EXTRACTED INFORMATION ::
--*--

template <bool IN_LDS, bool PACK, bool MASK, bool GRAD_M, bool WANT_DISP>
__device__ __forceinline__ void bs_run(const BSArgs& a, const float (&m)[8],
                                       BSIn (&set)[2], const float4* gt,
                                       size_t obi, size_t obc, int b,
                                       int l_lo, int NL, int ys, int nitem,
                                       int glo, int wave, int lane,
                                       float (&acc)[16]) {
  const int Wt = a.Wt, nseg = a.nseg;
  const int half = (Wt + 1) >> 1;
  const float s = a.s;
  const float xmax = (float)Wt - 1.0f, ymax = (float)a.Ht - 1.0f;
  const float inv_md = div_rn(1.0f, a.max_disp);
  const float zs_md = a.zscale * inv_md;
  const float* const g_tex_in = a.tex + (long)b * a.tex_sb + (long)l_lo * a.tex_sl;
  const float* const g_disp_in = a.disp + (long)b * a.disp_sb + (long)l_lo * a.disp_sl;
  const int px_last = a.W - 4;
  const float* const g_mask_in =
      MASK ? a.mask + (long)b * a.mask_sb + (long)l_lo * a.mask_sl : nullptr;
  float* const o_mask =
      MASK ? a.g_mask + ((size_t)l_lo * a.B + b) * ((size_t)a.H * a.W) + 4 * lane : nullptr;
  float* const o_tex = a.g_tex + ((size_t)l_lo * a.B + b) * ((size_t)a.H * a.W) * 3 + 12 * lane;
  float* const o_disp = a.g_disp + ((size_t)l_lo * a.B + b) * ((size_t)a.H * a.W) + 4 * lane;
  const size_t lay_px = (size_t)a.B * a.H * a.W;
  bs_lds_f4* const gt3 = (bs_lds_f4*)gt;

  struct Pos { int r, sg, l; };
  auto advance = [&](Pos& p, int n) {
    p.l += n;
    while (p.l >= NL) { p.l -= NL; ++p.sg; }
    while (p.sg >= nseg) { p.sg -= nseg; ++p.r; }
  };
  auto load_item = [&](BSIn& o, const Pos& p, bool live) {
    const Pos q = live ? p : Pos{0, 0, 0};
    const int px = min(q.sg * BS_SEG + 4 * lane, px_last);
    bs_load<PACK>(o, g_disp_in + (long)q.l * a.disp_sl + (long)(ys + q.r) * a.disp_sy + px,
                  g_tex_in + (long)q.l * a.tex_sl + (long)(ys + q.r) * a.tex_sy + (PACK ? 4 : 3) * px);
    if (MASK)
      o.mk = *reinterpret_cast<const float4*>(
          g_mask_in + (long)q.l * a.mask_sl + (long)(ys + q.r) * a.mask_sy + px);
  };
  auto item = [&](const BSIn& in, const Pos& p) {
    const int y = ys + p.r, sg = p.sg, l = p.l;
    const float py = (float)y + 0.5f;
    const float q1 = mrow(m, 1, 0.5f, py, 0.0f);
    const float Y = q1 * s - 0.5f;
    const Axis ay = splat_axis(Y, ymax);
    const bool yok = finite_f(Y);
    const int r0 = yok ? (int)ay.c0s : glo, r1 = yok ? (int)ay.c1s : glo;
    const float pym01 = py * m[1];
    const float dvn[4] = {in.d4.x, in.d4.y, in.d4.z, in.d4.w};
    const float dvp[4] = {in.d4.w, in.t0.w, in.t1.w, in.t2.w};
    const float txn[12] = {in.t0.x, in.t0.y, in.t0.z, in.t0.w, in.t1.x, in.t1.y,
                           in.t1.z, in.t1.w, in.t2.x, in.t2.y, in.t2.z, in.t2.w};
    const float txp[12] = {in.d4.x, in.d4.y, in.d4.z, in.t0.x, in.t0.y, in.t0.z,
                           in.t1.x, in.t1.y, in.t1.z, in.t2.x, in.t2.y, in.t2.z};
    const float (&dv)[4] = PACK ? dvp : dvn;
    const float (&tx)[12] = PACK ? txp : txn;
    const float mkv[4] = {in.mk.x, in.mk.y, in.mk.z, in.mk.w};
    float ot[12], od[4], om[4];
#pragma unroll
    for (int i = 0; i < 4; ++i) {
      const float d = dv[i];
      const float t0 = tx[3 * i], t1 = tx[3 * i + 1], t2 = tx[3 * i + 2];
      const float px = (float)(sg * BS_SEG + 4 * lane + i) + 0.5f;
      const float q0 = ((px * m[0] + pym01) + m[2]) + d * m[3];
      const float X = q0 * s - 0.5f;
      const bool ok = yok && finite_f(X) && finite_f(d);
      const Axis ax = splat_axis(X, xmax);
      float w0 = clamp_small(ax.w0 * ay.w0), w1 = clamp_small(ax.w1 * ay.w0);
      float w2 = clamp_small(ax.w0 * ay.w1), w3 = clamp_small(ax.w1 * ay.w1);
      if (!ok) { w0 = 0.f; w1 = 0.f; w2 = 0.f; w3 = 0.f; }
      const int c0 = ok ? (int)ax.c0s : 0, c1 = ok ? (int)ax.c1s : 0;
      float4 g0, g1, g2, g3;
      if (IN_LDS) {
        bs_lds_f4* ra = gt3 + (r0 - glo) * Wt;
        bs_lds_f4* rb = gt3 + (r1 - glo) * Wt;
        const int s0 = (c0 >> 1) + (c0 & 1) * half, s1 = (c1 >> 1) + (c1 & 1) * half;
        const bs_f4v v0 = ra[s0], v1 = ra[s1], v2 = rb[s0], v3 = rb[s1];
        g0 = make_float4(v0.x, v0.y, v0.z, v0.w); g1 = make_float4(v1.x, v1.y, v1.z, v1.w);
        g2 = make_float4(v2.x, v2.y, v2.z, v2.w); g3 = make_float4(v3.x, v3.y, v3.z, v3.w);
      } else {
        const size_t ra = (size_t)r0 * Wt, rb = (size_t)r1 * Wt;
        g0 = bs_G(a, obi + ra + c0, obc + ra + c0);
        g1 = bs_G(a, obi + ra + c1, obc + ra + c1);
        g2 = bs_G(a, obi + rb + c0, obc + rb + c0);
        g3 = bs_G(a, obi + rb + c1, obc + rb + c1);
      }
      float gsd = 0.0f;
      if (WANT_DISP) {
        const float2* gdl = a.gd + ((size_t)(l_lo + l) * a.B + b) * ((size_t)a.Ht * Wt);
        const size_t ra = (size_t)r0 * Wt, rb = (size_t)r1 * Wt;
        const float2 e0 = gdl[ra + c0], e1 = gdl[ra + c1];
        const float2 e2 = gdl[rb + c0], e3 = gdl[rb + c1];
        const float dz = ok ? d : 0.0f;
        g0.w = g0.w + (e0.y + dz * e0.x); g1.w = g1.w + (e1.y + dz * e1.x);
        g2.w = g2.w + (e2.y + dz * e2.x); g3.w = g3.w + (e3.y + dz * e3.x);
        gsd = __fmaf_rn(w3, e3.x, __fmaf_rn(w2, e2.x, __fmaf_rn(w1, e1.x, w0 * e0.x)));
      }
      const float xn = d * inv_md;
      const float ez = __builtin_amdgcn_exp2f(
          __fmaf_rn(__builtin_amdgcn_fmed3f(d, 0.0f, a.max_disp), a.zA, a.zB));
      const float zw = xn > 0.0f ? ez : 0.0f;
      const float S0 = __fmaf_rn(t0, g0.x, __fmaf_rn(t1, g0.y, __fmaf_rn(t2, g0.z, g0.w)));
      const float S1 = __fmaf_rn(t0, g1.x, __fmaf_rn(t1, g1.y, __fmaf_rn(t2, g1.z, g1.w)));
      const float S2 = __fmaf_rn(t0, g2.x, __fmaf_rn(t1, g2.y, __fmaf_rn(t2, g2.z, g2.w)));
      const float S3 = __fmaf_rn(t0, g3.x, __fmaf_rn(t1, g3.y, __fmaf_rn(t2, g3.z, g3.w)));
      const float a0 = __fmaf_rn(w3, g3.x, __fmaf_rn(w2, g2.x, __fmaf_rn(w1, g1.x, w0 * g0.x)));
      const float a1 = __fmaf_rn(w3, g3.y, __fmaf_rn(w2, g2.y, __fmaf_rn(w1, g1.y, w0 * g0.y)));
      const float a2 = __fmaf_rn(w3, g3.z, __fmaf_rn(w2, g2.z, __fmaf_rn(w1, g1.z, w0 * g0.z)));
      const float gpw = __fmaf_rn(w3, S3, __fmaf_rn(w2, S2, __fmaf_rn(w1, S1, w0 * S0)));
      const float pw = MASK ? zw * mkv[i] : zw;
      ot[3 * i] = a0 * pw; ot[3 * i + 1] = a1 * pw; ot[3 * i + 2] = a2 * pw;
      if (MASK) om[i] = gpw * zw;
      const float k0 = w0 != 0.0f ? pw * S0 : 0.0f, k1 = w1 != 0.0f ? pw * S1 : 0.0f;
      const float k2 = w2 != 0.0f ? pw * S2 : 0.0f, k3 = w3 != 0.0f ? pw * S3 : 0.0f;
      const float gX = -ax.v0 * (k0 * ay.w0 + k2 * ay.w1) + ax.v1 * (k1 * ay.w0 + k3 * ay.w1);
      const float inr = (xn >= 0.0f && xn <= 1.0f) ? 1.0f : 0.0f;
      float gD = gpw * pw * zs_md * inr;
      if (WANT_DISP) gD += gsd * pw;
      const float gd = (gX * s) * m[3] + gD;
      od[i] = ok ? gd : 0.0f;
      if (GRAD_M && ok && sg * BS_SEG + 4 * lane < a.W) {
        const float gY = -ay.v0 * (k0 * ax.w0 + k1 * ax.w1) +
                         ay.v1 * (k2 * ax.w0 + k3 * ax.w1);
        const float gq0 = gX * s, gq1 = gY * s;
        const float gn = -(gq0 * q0 + gq1 * q1 + gD * d);
        grad_m_add(acc, gq0, gq1, gn, gD, px, py, d);
      }
      if (((i + 1) & ((1 << BS_FENCE) - 1)) == 0 && i < 3) asm volatile("" ::: "memory");
    }
    const size_t po = (size_t)l * lay_px + (size_t)y * a.W + (size_t)sg * BS_SEG;
    if (sg * BS_SEG + 4 * lane < a.W) {
      float* pt = o_tex + 3 * po;
      if (a.nt) {
        store_stream_f4(pt, ot[0], ot[1], ot[2], ot[3]);
        store_stream_f4(pt + 4, ot[4], ot[5], ot[6], ot[7]);
        store_stream_f4(pt + 8, ot[8], ot[9], ot[10], ot[11]);
        store_stream_f4(o_disp + po, od[0], od[1], od[2], od[3]);
        if (MASK) store_stream_f4(o_mask + po, om[0], om[1], om[2], om[3]);
      } else {
        *reinterpret_cast<float4*>(pt) = make_float4(ot[0], ot[1], ot[2], ot[3]);
        *reinterpret_cast<float4*>(pt + 4) = make_float4(ot[4], ot[5], ot[6], ot[7]);
        *reinterpret_cast<float4*>(pt + 8) = make_float4(ot[8], ot[9], ot[10], ot[11]);
        *reinterpret_cast<float4*>(o_disp + po) = make_float4(od[0], od[1], od[2], od[3]);
        if (MASK)
          *reinterpret_cast<float4*>(o_mask + po) = make_float4(om[0], om[1], om[2], om[3]);
      }
    }
  };

  Pos p0{0, 0, 0}, p1{0, 0, 0};
  advance(p0, wave);
  advance(p1, wave + BS_NW);
  for (int it = wave; it < nitem; it += 2 * BS_NW) {
    item(set[0], p0);
    advance(p0, 2 * BS_NW);
    load_item(set[0], p0, it + 2 * BS_NW < nitem);
    if (it + BS_NW < nitem) item(set[1], p1);
    advance(p1, 2 * BS_NW);
    load_item(set[1], p1, it + 3 * BS_NW < nitem);
  }
}

template <bool PACK, bool MASK, bool GRAD_M, bool WANT_DISP>
__global__ __launch_bounds__(BS_T, BS_WPE) void splat_bwd_stream_kernel(BSArgs a) {
  extern __shared__ __attribute__((aligned(16))) unsigned char smem[];
  float4* const gt = reinterpret_cast<float4*>(smem);
  const int tid = threadIdx.x, lane = tid & 63;
  const int wave = __builtin_amdgcn_readfirstlane(tid >> 6);
  int bx = blockIdx.x, by = blockIdx.y, bz = blockIdx.z;
  if (a.remap) {
    const unsigned nbx = gridDim.x, L = gridDim.z;
    const unsigned lin = blockIdx.x + nbx * (blockIdx.y + gridDim.y * blockIdx.z);
    const unsigned xcd = lin & 7u, slot = lin >> 3;
    const unsigned l = slot % L, pair = (slot / L) * 8u + xcd;
    bz = (int)l;
    by = (int)(pair / nbx);
    bx = (int)(pair - (unsigned)by * nbx);
  }
  const int b = by;
  const int ys = bx * a.RS, ye = min(a.H, ys + a.RS);
  const int l_lo = a.compose ? 0 : bz;
  const int NL = a.compose ? a.L : 1;
  const int Wt = a.Wt;
  const int nseg = a.nseg;
  const int nitem = (ye - ys) * nseg * NL;

  BSIn set[2];
  {
    const float* const g_tex_in = a.tex + (long)b * a.tex_sb + (long)l_lo * a.tex_sl;
    const float* const g_disp_in = a.disp + (long)b * a.disp_sb + (long)l_lo * a.disp_sl;
#pragma unroll
    for (int k = 0; k < 2; ++k) {
      const int it = wave + k * BS_NW;
      const int itc = it < nitem ? it : 0;
      const int rs = itc / NL, l = itc - rs * NL;
      const int r = rs / nseg, sg = rs - r * nseg;
      const int px = min(sg * BS_SEG + 4 * lane, a.W - 4);
      bs_load<PACK>(set[k], g_disp_in + (long)l * a.disp_sl + (long)(ys + r) * a.disp_sy + px,
                    g_tex_in + (long)l * a.tex_sl + (long)(ys + r) * a.tex_sy + (PACK ? 4 : 3) * px);
      if (MASK)
        set[k].mk = *reinterpret_cast<const float4*>(
            a.mask + (long)b * a.mask_sb + (long)(l_lo + l) * a.mask_sl +
            (long)(ys + r) * a.mask_sy + px);
    }
  }

  const float* __restrict__ mg = a.M + 16 * b;
  float m[8];
#pragma unroll
  for (int k = 0; k < 8; ++k) m[k] = mg[k];
  const float s = a.s;
  const float ymax = (float)a.Ht - 1.0f;
  auto row_Y = [&](int y) {
    const float py = (float)y + 0.5f;
    return mrow(m, 1, 0.5f, py, 0.0f) * s - 0.5f;
  };
  int glo = 0, ghi = 0;
  {
    const Axis a0 = splat_axis(row_Y(ys), ymax), a1 = splat_axis(row_Y(max(ye - 1, ys)), ymax);
    const float lo = fminf(fminf(a0.c0s, a1.c0s), fminf(a0.c1s, a1.c1s));
    const float hi = fmaxf(fmaxf(a0.c0s, a1.c0s), fmaxf(a0.c1s, a1.c1s));
    glo = finite_f(lo) ? (int)lo : 0;
    ghi = finite_f(hi) ? (int)hi : 0;
  }
  const int grow = ghi - glo + 1;
  const bool in_lds = grow <= a.GR;
  const size_t P = (size_t)a.Ht * Wt;
  const size_t obi = ((size_t)l_lo * a.B + b) * P, obc = (size_t)b * P;
  if (in_lds) {
    const size_t c0 = (size_t)glo * Wt;
    const int n = grow * Wt;
    if (a.vec4) {
      const int half = (Wt + 1) >> 1;
      const float inv_wt = 1.0f / (float)Wt;
      for (int i = 4 * tid; i < n; i += 4 * BS_T) {
        float4 g[4];
#pragma unroll
        for (int k = 0; k < 4; ++k) g[k] = make_float4(0.f, 0.f, 0.f, 0.f);
        if (a.cc.g_img) bs_cell4(a.cc, obc + c0 + i, g, false);
        if (a.ci.g_img) bs_cell4(a.ci, obi + c0 + i, g, a.cc.g_img != nullptr);
        int row = (int)((float)i * inv_wt);
        int c = i - row * Wt;
        if (c >= Wt) { ++row; c -= Wt; }
        if (c < 0) { --row; c += Wt; }
        float4* dst = gt + row * Wt + (c >> 1);
        dst[0] = g[0]; dst[half] = g[1]; dst[1] = g[2]; dst[half + 1] = g[3];
      }
    } else {
      const int half = (Wt + 1) >> 1;
      for (int i = tid; i < n; i += BS_T) {
        const int row = i / Wt, c = i - row * Wt;
        gt[row * Wt + (c >> 1) + (c & 1) * half] = bs_G(a, obi + c0 + i, obc + c0 + i);
      }
    }
  }
  __syncthreads();
  float acc[16];
#pragma unroll
  for (int k = 0; k < 16; ++k) acc[k] = 0.0f;
  if (!GRAD_M && nitem <= 0) return;
  if (nitem > 0) {
    if (in_lds)
      bs_run<true, PACK, MASK, GRAD_M, WANT_DISP>(a, m, set, gt, obi, obc, b, l_lo, NL,
                                                  ys, nitem, glo, wave, lane, acc);
    else
      bs_run<false, PACK, MASK, GRAD_M, WANT_DISP>(a, m, set, gt, obi, obc, b, l_lo, NL,
                                                   ys, nitem, glo, wave, lane, acc);
  }
  if (GRAD_M) {
    __shared__ float red[BS_NW * 16];
    const size_t wg = ((size_t)b * gridDim.z + bz) * gridDim.x + bx;
    grad_m_block_sum<BS_NW>(acc, red, a.gm_part + 16 * wg);
  }
}

}
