struct Frame {
  const AA_GLOBAL ParseJob * job;
  const AA_GLOBAL uint8_t * data;
  const AA_GLOBAL uint8_t * mbflags;
  AA_GLOBAL aa_mb_info * mbs;
  AA_GLOBAL uint32_t * chunk_list;
  AA_GLOBAL uint32_t * packed_pos;
  uint32_t data_padded, flags_padded, nmb, mbw, nparts;
  uint32_t max_steps;
  uint32_t mp_P, mp_p;
  uint32_t mp_owner;
};
AA_HD inline Frame frame_of( const ParseJob * job )
{
  Frame F;
  F.job = (const AA_GLOBAL ParseJob *) job;
  F.data = (const AA_GLOBAL uint8_t *) job->data; F.mbflags = (const AA_GLOBAL uint8_t *) job->mbflags;
  F.mbs = (AA_GLOBAL aa_mb_info *) job->mbs; F.chunk_list = (AA_GLOBAL uint32_t *) job->chunk_list;
  F.packed_pos = (AA_GLOBAL uint32_t *) job->packed_pos;
  const uint64_t bound = static_cast<uint64_t>( job->nmb ) * ( 25u * ( 16u * 23u + 8u ) + 8u ) + 4096u;
  F.max_steps = bound > 0xFFFFFFF0ull ? 0xFFFFFFF0u : static_cast<uint32_t>( bound );
  F.data_padded = job->data_padded; F.flags_padded = job->flags_padded; F.nmb = job->nmb; F.mbw = job->fp.mbw; F.nparts = job->fp.nparts;
  F.mp_P = 1; F.mp_p = 0; F.mp_owner = 0;
  return F;
}
AA_HD inline Frame frame_of_partition( const ParseJob * job, uint32_t p, uint32_t owner_base )
{
  Frame F = frame_of( job );
  const uint32_t P = job->fp.nparts, mbh = job->fp.mbh;
  const uint32_t rows = mbh > p ? ( mbh - p + P - 1u ) / P : 0u;
  F.mbflags = (const AA_GLOBAL uint8_t *) job->mbflags + job->flags_padded + p * job->mp_stride;
  F.nmb = rows * F.mbw;
  F.flags_padded = job->mp_stride;
  F.mp_P = P; F.mp_p = p; F.mp_owner = owner_base;
  return F;
}
AA_HD inline uint32_t mp_owner_partition( const ParseJob * job ) { return ( job->fp.mbh - 1u ) % job->fp.nparts; }

struct MpDeal { uint32_t ticket, part, n, start; bool any; };
template <class PartsOf>
AA_HD inline MpDeal mp_deal( uint32_t n_idle, uint32_t got, uint32_t rank, PartsOf parts_of )
{
  MpDeal d { 0, 0, 1, 0, false };
  uint32_t spare = n_idle - got, start = 0;
  for ( uint32_t t = 0; t < got; t++ ) {
    const uint32_t P = parts_of( t );
    const uint32_t n = ( P > 1u && P - 1u <= spare ) ? P : 1u;
    spare -= n - 1u;
    if ( rank >= start && rank < start + n ) { d.ticket = t; d.part = rank - start; d.n = n; d.start = start; d.any = true; }
    start += n;
  }
  return d;
}

struct MpShared {
  uint32_t prog[8];
  uint32_t nchunks;
  uint32_t left;
  uint32_t blocks, words, steps;
  uint32_t status;
};
static_assert( sizeof( MpShared ) <= 128, "MpShared lives in the partition save area" );

struct Chunk16 { uint32_t w[4]; };

AA_HD inline Chunk16 load16( const AA_GLOBAL uint8_t * p )
{
  const AA_GLOBAL V16 * q = (const AA_GLOBAL V16 *) p;
  const V16 v = *q;
  Chunk16 c; c.w[0] = v.x; c.w[1] = v.y; c.w[2] = v.z; c.w[3] = v.w;
  return c;
}
AA_HD inline void lds_store16( uint8_t * smem, uint32_t off, const Chunk16 & c )
{
  V16 v; v.x = c.w[0]; v.y = c.w[1]; v.z = c.w[2]; v.w = c.w[3];
  *reinterpret_cast<V16 *>( smem + off ) = v;
}
AA_HD inline Chunk16 mask_past_end( Chunk16 c, uint32_t at, uint32_t end )
{
  for ( uint32_t k = 0; k < 4; k++ ) {
    const uint32_t a = at + 4 * k;
    const uint32_t keep = a >= end ? 0u : ( end - a >= 4 ? 0xFFFFFFFFu : ( ( 1u << ( 8 * ( end - a ) ) ) - 1u ) );
    c.w[k] &= keep;
  }
  return c;
}

struct Lane {
  uint32_t base;
  uint32_t sbase;
  uint32_t value, range;
  int32_t sh;
  uint32_t rpos, rend;
  uint32_t wpos;
  uint32_t mwpos;
  uint32_t pend_wpos, pend_mwpos;
  Chunk16 pend[kChunks], mpend[kMetaChunks];
  uint32_t rec;
  uint32_t pre_prob, pre_raw, pre_band;
  V8 pre_rec;
  uint32_t paddr;
  uint32_t rowaddr, typeaddr;
  uint32_t ia;
  uint32_t mag, nonzero;
  uint32_t blkaddr;
  uint32_t nzsel, blkbit;
  uint32_t blkslot;
  uint32_t ctxbits;
  uint32_t flags, nz_mask, mb_first, coeff_blocks, yfirst;
  uint32_t ykind;
  uint32_t y2byte;
  uint32_t nx_mi;
  uint32_t nx_flags, nx_above, nx_y2;
  AA_GLOBAL int16_t * blk;
  uint32_t blk_index;
  uint32_t blk_left;
  uint32_t nchunks;
  unsigned long long mem_since;
  AA_GLOBAL int16_t * sink;
  AA_GLOBAL int16_t * hdr;
  uint32_t zzmask;
  uint32_t words;
  uint32_t mi_real;
  uint32_t chunk_ord;
  uint32_t mi, col, row, part;
  uint32_t steps;
};
constexpr uint32_t kNoPend = 0xFFFFFFFFu;
constexpr uint32_t kNoPlane = 0xFFFFFFFFu;

AA_HD inline void zero_slot( AA_GLOBAL int16_t * block )
{
  V16 z; z.x = z.y = z.z = z.w = 0;
  AA_GLOBAL V16 * p = (AA_GLOBAL V16 *) block;
  p[0] = z; p[1] = z;
}

AA_HD inline uint32_t pool_take( const Heap & H )
{
  const int32_t old = AA_AT_ADD( &H.pool->avail, -1 );
  if ( old <= 0 ) { AA_AT_ADD( &H.pool->avail, 1 ); return kNoChunk; }
  const uint32_t t = AA_AT_ADD( &H.pool->head, 1u );
  return AA_AT_LOAD( &H.ring[t & H.pool->mask] );
}
AA_HD inline void pool_push( const Heap & H, const AA_GLOBAL uint32_t * ids, uint32_t first, uint32_t n )
{
  if ( !n ) return;
  const uint32_t b = AA_AT_ADD( &H.pool->reserve, n );
  for ( uint32_t i = 0; i < n; i++ ) AA_AT_STORE( &H.ring[( b + i ) & H.pool->mask], ids ? ids[i] : first + i );
  while ( AA_AT_LOAD( &H.pool->publish ) != b ) {}
  AA_AT_STORE( &H.pool->publish, b + n );
  AA_AT_ADD_REL( &H.pool->avail, static_cast<int32_t>( n ) );
}

AA_HD inline void prime_stream( Lane & L, uint8_t * smem, const Frame & J )
{
  const uint32_t base = L.rpos & ~15u;
  for ( uint32_t k = 0; k < kRing / 16; k++ ) {
    const uint32_t at = base + 16 * k;
    Chunk16 c; c.w[0] = c.w[1] = c.w[2] = c.w[3] = 0;
    if ( at < J.data_padded ) c = load16( J.data + at );
    lds_store16( smem, L.sbase + ( at & ( kRing - 1 ) ), mask_past_end( c, at, L.rend ) );
  }
  L.wpos = base + kRing;
  L.pend_wpos = kNoPend;
}

AA_HD inline void start_partition( Lane & L, uint8_t * smem, const Frame & J, uint32_t p )
{
  L.part = p;
  L.rpos = J.job->fp.part_off[p];
  L.rend = J.job->fp.part_off[p] + J.job->fp.part_size[p];
  prime_stream( L, smem, J );
  uint32_t v = 0;
  for ( int k = 0; k < 4; k++ ) { v = ( v << 8 ) | smem[L.sbase + ( L.rpos & ( kRing - 1 ) )]; L.rpos++; }
  L.value = v; L.sh = -8; L.range = 255;
}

--*--

Print exactly the lines above from the one with "const float d = dv[i];" to the one with "const Axis ax = splat_axis(X, xmax);", including both.

      const float d = dv[i];
      const float t0 = tx[3 * i], t1 = tx[3 * i + 1], t2 = tx[3 * i + 2];
      const float px = (float)(sg * BS_SEG + 4 * lane + i) + 0.5f;
      const float q0 = ((px * m[0] + pym01) + m[2]) + d * m[3];
      const float X = q0 * s - 0.5f;
      const bool ok = yok && finite_f(X) && finite_f(d);
      const Axis ax = splat_axis(X, xmax);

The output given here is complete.